● PROBLEM STATEMENT: List all lines of the data that include the string "false".

────────────────

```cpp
enum rs_knob_id {
#define RS_KNOB_ENUM(id, env, kind, def, what) RS_KNOB_##id,
    RS_KNOBS(RS_KNOB_ENUM)
#undef RS_KNOB_ENUM
    RS_KNOB_COUNT
};
enum rs_knob_kind { RS_KNOB_PRESENT, RS_KNOB_INT };
struct rs_knob_row { const char* env; rs_knob_kind kind; int def; };
static const rs_knob_row rs_knob_rows[RS_KNOB_COUNT] = {
#define RS_KNOB_ROW(id, env, kind, def, what) {env, RS_KNOB_##kind, def},
    RS_KNOBS(RS_KNOB_ROW)
#undef RS_KNOB_ROW
};

struct rs_knob_table {
    std::atomic<int> value[RS_KNOB_COUNT];
    std::atomic<bool> given[RS_KNOB_COUNT];
    std::once_flag once;
};
inline rs_knob_table rs_knob_state;

inline void rs_knobs_read_env() {
    std::call_once(rs_knob_state.once, [] {
        rs_knob_table& t = rs_knob_state;
        for (int i = 0; i < RS_KNOB_COUNT; ++i) { t.value[i] = rs_knob_rows[i].def; t.given[i] = false; }
        for (int i = 0; i < RS_KNOB_COUNT; ++i) {
            const char* e = i == RS_KNOB_ATTN64_NW ? nullptr : getenv(rs_knob_rows[i].env);
            if (!e) continue;
            t.given[i] = true;
            t.value[i] = rs_knob_rows[i].kind == RS_KNOB_PRESENT ? 1 : atoi(e);
            if (i == RS_KNOB_ATTN64) {
                t.given[RS_KNOB_ATTN64_NW] = true;
                if (const char* c = strchr(e, ',')) t.value[RS_KNOB_ATTN64_NW] = atoi(c + 1);
            }
        }
    });
}

inline int rs_knob(rs_knob_id id) { rs_knobs_read_env(); return rs_knob_state.value[id].load(std::memory_order_relaxed); }
inline bool rs_knob_given(rs_knob_id id) { rs_knobs_read_env(); return rs_knob_state.given[id].load(std::memory_order_relaxed); }
inline void rs_knob_set(rs_knob_id id, int v) { rs_knobs_read_env(); rs_knob_state.value[id].store(v, std::memory_order_relaxed); }

inline int rs_knob_find(const char* env_name) {
    for (int i = 0; env_name && i < RS_KNOB_COUNT; ++i)
        if (!strcmp(env_name, rs_knob_rows[i].env)) return i;
    return -1;
}
inline int rs_knob_set_named(const char* env_name, int v) {
    const int i = rs_knob_find(env_name);
    if (i < 0) return RS_EINVAL;
    rs_knob_set((rs_knob_id)i, v);
    return RS_OK;
}
inline int rs_knob_get_named(const char* env_name, int* v) {
    const int i = rs_knob_find(env_name);
    if (i < 0 || !v) return RS_EINVAL;
    *v = rs_knob((rs_knob_id)i);
    return RS_OK;
}
```

Before: 47280.

## Add persistent streaming MFMA kernel for 256-channel subsampling pointwise convs

Routes the 256x256 pointwise convolutions of the subsampling stage through a dedicated persistent kernel instead of the generic GEMM. Each workgroup keeps the full weight matrix in registers and streams 128-row A tiles into swizzled LDS with double-buffered direct global-to-LDS loads. Bias, ReLU and the length row mask are fused, and output is staged through LDS for coalesced stores. Tiles are assigned per XCD in contiguous runs. This targets the memory-bound, low-K GEMM, at the cost of inline-asm complexity and a narrow applicability check, with a fallback to the old GEMM.

```diff
diff --git a/reazonspeech_amd/csrc/k_conformer.hip b/reazonspeech_amd/csrc/k_conformer.hip
--- a/reazonspeech_amd/csrc/k_conformer.hip
+++ b/reazonspeech_amd/csrc/k_conformer.hip
@@ -401,7 +401,7 @@
         g.M = B * pl.T[st] * pl.F[st]; g.N = C; g.K = C;
         g.flags = RS_GEMM_BIAS | RS_GEMM_RELU | RS_GEMM_ROWMASK; g.bias = cf.sub_pw_b[st - 2]; g.alpha = 1.0f;
         g.mask_lens = lens_stage + (st - 1) * B; g.mask_rows_per_step = pl.F[st]; g.mask_steps = pl.T[st];
-        RS_TRY(rs_launch_gemm(ctx, g, s));
+        RS_TRY(rs_launch_sub_pw(ctx, g, s));
     }
     {
         rs_gemm_args g{};
diff --git a/reazonspeech_amd/csrc/k_subsample.hip b/reazonspeech_amd/csrc/k_subsample.hip
--- a/reazonspeech_amd/csrc/k_subsample.hip
+++ b/reazonspeech_amd/csrc/k_subsample.hip
@@ -398,6 +398,125 @@
         }
     }
     *op = acc;
+}
+
+constexpr int SPW_C = 256, SPW_ROWB = SPW_C * 2;
+__device__ __forceinline__ void spw_glds16(unsigned voff, const void* sbase, unsigned lds_dst) {
+    asm volatile("s_mov_b32 m0, %2\n\ts_nop 0\n\tglobal_load_lds_dwordx4 %0, %1" :: "v"(voff), "s"(sbase), "s"(lds_dst) : "memory");
+}
+__device__ __forceinline__ int spw_scalar_load(const int32_t* p) {
+    int v;
+    asm volatile("s_load_dword %0, %1, 0x0\n\ts_waitcnt lgkmcnt(0)" : "=s"(v) : "s"(p) : "memory");
+    return v;
+}
+__device__ __forceinline__ int spw_piece(int c, int row) { return (c & 16) | ((c & 15) ^ (row & 15)); }
+
+constexpr int SPW_ROWS = 128, SPW_LDS = 2 * SPW_ROWS * SPW_ROWB;
+__global__ __launch_bounds__(512) void sub_pw_stream_kernel(const uint16_t* __restrict__ A, const uint16_t* __restrict__ W,
+                                                            const float* __restrict__ bias, const int32_t* __restrict__ mask_lens,
+                                                            int mask_F, int mask_FT, uint16_t* __restrict__ out, int rows) {
+    constexpr int ROWS = SPW_ROWS, TILE = ROWS * SPW_ROWB, MT = ROWS / 16, RPW = ROWS / 8, NQ = ROWS / 16;
+    extern __shared__ __attribute__((aligned(16))) char spw_smem[];
+    const int tid = threadIdx.x, lane = tid & 63, li = lane & 15, kq = lane >> 4;
+    const int wave = __builtin_amdgcn_readfirstlane(tid >> 6);
+    const unsigned lds0 = (unsigned)(size_t)(__attribute__((address_space(3))) char*)spw_smem;
+    const int n_tiles = (rows + ROWS - 1) / ROWS;
+    const int xcd = blockIdx.x & 7, per = gridDim.x >> 3;
+    const int q8 = n_tiles >> 3, r8 = n_tiles & 7;
+    const int run0 = xcd * q8 + (xcd < r8 ? xcd : r8), run1 = run0 + q8 + (xcd < r8 ? 1 : 0);
+    bf16x8_t wf[2][8];
+#pragma unroll
+    for (int t = 0; t < 2; ++t)
+#pragma unroll
+        for (int ks = 0; ks < 8; ++ks)
+            wf[t][ks] = *reinterpret_cast<const bf16x8_t*>(W + (size_t)(32 * wave + 16 * t + li) * SPW_C + 32 * ks + 8 * kq);
+    float4 b4[2];
+#pragma unroll
+    for (int t = 0; t < 2; ++t) b4[t] = *reinterpret_cast<const float4*>(bias + 32 * wave + 16 * t + 4 * kq);
+    auto issue_tile = [&](int tile, int buf) {
+        const long long gr0 = (long long)tile * ROWS;
+#pragma unroll
+        for (int jj = 0; jj < NQ; ++jj) {
+            const int q = wave + 8 * jj;
+            const int r = 2 * q + (lane >> 5), pc = lane & 31;
+            const long long left = rows - 1 - gr0;
+            const int rr = r < left ? r : (int)left;
+            const unsigned voff = (unsigned)(rr * SPW_ROWB + (spw_piece(pc, r) << 4));
+            spw_glds16(voff, reinterpret_cast<const char*>(A) + gr0 * SPW_ROWB, lds0 + buf * TILE + q * 1024);
+        }
+    };
+    int tile = run0 + (int)(blockIdx.x >> 3);
+    if (tile < run1) issue_tile(tile, 0);
+    int buf = 0;
+    bool first = true;
+    for (; tile < run1; tile += per, buf ^= 1) {
+        if (first) asm volatile("s_waitcnt vmcnt(0)" ::: "memory");
+        else asm volatile("s_waitcnt vmcnt(%0)" :: "n"(NQ) : "memory");
+        first = false;
+        __builtin_amdgcn_s_barrier();
+        asm volatile("" ::: "memory");
+        if (tile + per < run1) issue_tile(tile + per, buf ^ 1);
+        unsigned long long keep;
+        {
+            long long m = (long long)tile * ROWS + wave * RPW + (lane < RPW ? lane : RPW - 1);
+            m = m < rows ? m : rows - 1;
+            const int b = (int)((unsigned)m / (unsigned)mask_FT);
+            const int rem = (int)m - b * mask_FT;
+            const int b_lo = __builtin_amdgcn_readfirstlane(b), b_hi = __builtin_amdgcn_readlane(b, RPW - 1);
+            int len = 0;
+            for (int bb = b_lo; bb <= b_hi; ++bb) {
+                const int l = spw_scalar_load(mask_lens + bb);
+                len = b == bb ? l : len;
+            }
+            keep = __ballot((long long)rem < (long long)len * mask_F);
+        }
+        const char* As = spw_smem + buf * TILE;
+        u16x4_t ov[MT][2];
+#pragma unroll
+        for (int mt = 0; mt < MT; ++mt) {
+            const int row = 16 * mt + li;
+            f32x4_t acc[2] = {{0.f, 0.f, 0.f, 0.f}, {0.f, 0.f, 0.f, 0.f}};
+#pragma unroll
+            for (int ks = 0; ks < 8; ++ks) {
+                const bf16x8_t af = *reinterpret_cast<const bf16x8_t*>(As + row * SPW_ROWB + (spw_piece(4 * ks + kq, row) << 4));
+#pragma unroll
+                for (int t = 0; t < 2; ++t) acc[t] = __builtin_amdgcn_mfma_f32_16x16x32_bf16(wf[t][ks], af, acc[t], 0, 0, 0);
+            }
+#pragma unroll
+            for (int t = 0; t < 2; ++t)
+                ov[mt][t] = pack_bf16x4(fmaxf(acc[t][0] + b4[t].x, 0.f), fmaxf(acc[t][1] + b4[t].y, 0.f), fmaxf(acc[t][2] + b4[t].z, 0.f),
+                                        fmaxf(acc[t][3] + b4[t].w, 0.f));
+        }
+        asm volatile("s_waitcnt lgkmcnt(0)" ::: "memory");
+        __builtin_amdgcn_s_barrier();
+        asm volatile("" ::: "memory");
+        char* Os = spw_smem + buf * TILE;
+#pragma unroll
+        for (int mt = 0; mt < MT; ++mt) {
+            const int row = 16 * mt + li;
+#pragma unroll
+            for (int t = 0; t < 2; ++t) {
+                const int c = 4 * wave + 2 * t + (kq >> 1);
+                *reinterpret_cast<u16x4_t*>(Os + row * SPW_ROWB + (spw_piece(c, row) << 4) + 8 * (kq & 1)) = ov[mt][t];
+            }
+        }
+        asm volatile("s_waitcnt lgkmcnt(0)" ::: "memory");
+        __builtin_amdgcn_s_barrier();
+        asm volatile("" ::: "memory");
+        uint4 ot[NQ];
+#pragma unroll
+        for (int ps = 0; ps < NQ; ++ps) {
+            const int row = RPW * wave + 2 * ps + (lane >> 5), pc = lane & 31;
+            ot[ps] = *reinterpret_cast<const uint4*>(Os + row * SPW_ROWB + (spw_piece(pc, row) << 4));
+        }
+#pragma unroll
+        for (int ps = 0; ps < NQ; ++ps) {
+            const int rl = 2 * ps + (lane >> 5), pc = lane & 31;
+            const uint4 v = ((keep >> rl) & 1) ? ot[ps] : make_uint4(0u, 0u, 0u, 0u);
+            const long long gr = (long long)tile * ROWS + RPW * wave + rl;
+            if (gr < rows) *reinterpret_cast<uint4*>(out + gr * SPW_C + 8 * pc) = v;
+        }
+    }
 }
 
 }
@@ -454,6 +573,39 @@
     return RS_OK;
 }
 
+int rs_launch_sub_pw(rs_ctx* ctx, const rs_gemm_args& g, hipStream_t s) {
+    const auto aligned16 = [](const void* p) { return p && !((uintptr_t)p & 15); };
+    const bool streams = !rs_knob(RS_KNOB_SUB_PW_OLD) && g.N == SPW_C && g.K == SPW_C && g.lda == SPW_C && g.ldw == SPW_C && g.ldc == SPW_C &&
+                         g.flags == (RS_GEMM_BIAS | RS_GEMM_RELU | RS_GEMM_ROWMASK) && g.alpha == 1.0f && !g.conv_C && g.M > 0 &&
+                         g.M <= INT32_MAX - 256 && aligned16(g.A) && aligned16(g.W) && aligned16(g.out) && aligned16(g.bias) && g.mask_lens &&
+                         g.mask_rows_per_step > 0 && g.mask_steps > 0 && (long long)g.mask_rows_per_step * g.mask_steps <= INT32_MAX;
+    if (!streams) return rs_launch_gemm(ctx, g, s);
+    const int n_tiles = (g.M + SPW_ROWS - 1) / SPW_ROWS;
+    int grid = rs_n_cus(ctx) / 8 * 8;
+    if (grid < 8) grid = 8;
+    if ((n_tiles + 7) / 8 * 8 < grid) grid = (n_tiles + 7) / 8 * 8;
+    if (int rc = rs_ensure_dynamic_lds(ctx, (const void*)sub_pw_stream_kernel, SPW_LDS); rc != RS_OK) return rc;
+    ctx->prof_tag[0] = g.M; ctx->prof_tag[1] = g.N; ctx->prof_tag[2] = g.K; ctx->prof_tag[3] = g.flags;
+    rs_prof_scope prof(ctx, RS_PROF_GEMM, s, 2.0 * g.M * (double)g.N * g.K, 2.0 * ((double)g.M * g.K + (double)g.N * g.K) + 2.0 * g.M * g.N);
+    const int FT = g.mask_rows_per_step * g.mask_steps;
+    hipLaunchKernelGGL(sub_pw_stream_kernel, dim3(grid), dim3(512), SPW_LDS, s, g.A, g.W, g.bias, g.mask_lens, g.mask_rows_per_step, FT,
+                       reinterpret_cast<uint16_t*>(g.out), g.M);
+    prof.end();
+    RS_CHECK_LAUNCH(ctx, "sub_pw_stream");
+    return RS_OK;
+}
+
+extern "C" int rs_debug_sub_pw(rs_ctx* ctx, const uint16_t* A, const uint16_t* W, const float* bias, const int32_t* lens, int M, int C,
+                               int rows_per_step, int steps, uint16_t* out, void* stream) {
+    if (!ctx) return RS_EINVAL;
+    if (!A || !W || !bias || !lens || !out) return rs_fail(ctx, RS_EINVAL, "sub_pw: null pointer");
+    rs_gemm_args g{};
+    g.A = A; g.lda = C; g.W = W; g.ldw = C; g.out = out; g.ldc = C; g.M = M; g.N = C; g.K = C;
+    g.flags = RS_GEMM_BIAS | RS_GEMM_RELU | RS_GEMM_ROWMASK; g.bias = bias; g.alpha = 1.0f;
+    g.mask_lens = lens; g.mask_rows_per_step = rows_per_step; g.mask_steps = steps;
+    return rs_launch_sub_pw(ctx, g, (hipStream_t)stream);
+}
+
 int rs_launch_sub_conv0_dw1_f32(rs_ctx* ctx, const float* feats, const int32_t* lens_stage, int B, int t_max, int T2, int F2,
                                 float* out, hipStream_t s) {
     const rs_dims& d = ctx->d;
diff --git a/reazonspeech_amd/csrc/rs_common.h b/reazonspeech_amd/csrc/rs_common.h
--- a/reazonspeech_amd/csrc/rs_common.h
+++ b/reazonspeech_amd/csrc/rs_common.h
@@ -230,6 +230,7 @@
     int conv_C, conv_T1, conv_F1, conv_T2, conv_F2;
 };
 int rs_launch_gemm(rs_ctx* ctx, const rs_gemm_args& a, hipStream_t s);
+int rs_launch_sub_pw(rs_ctx* ctx, const rs_gemm_args& a, hipStream_t s);
 int rs_launch_layernorm(rs_ctx* ctx, const float* x, const float* g, const float* b, int M, int d, float eps,
                         uint16_t* out_bf16, float* out_f32, hipStream_t s);
 int rs_launch_layernorm2(rs_ctx* ctx, const float* x, const float* g1, const float* b1, const float* g2, const float* b2,
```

────────────────

● WRITTEN RESPONSE:
        for (int i = 0; i < RS_KNOB_COUNT; ++i) { t.value[i] = rs_knob_rows[i].def; t.given[i] = false; }
+        first = false;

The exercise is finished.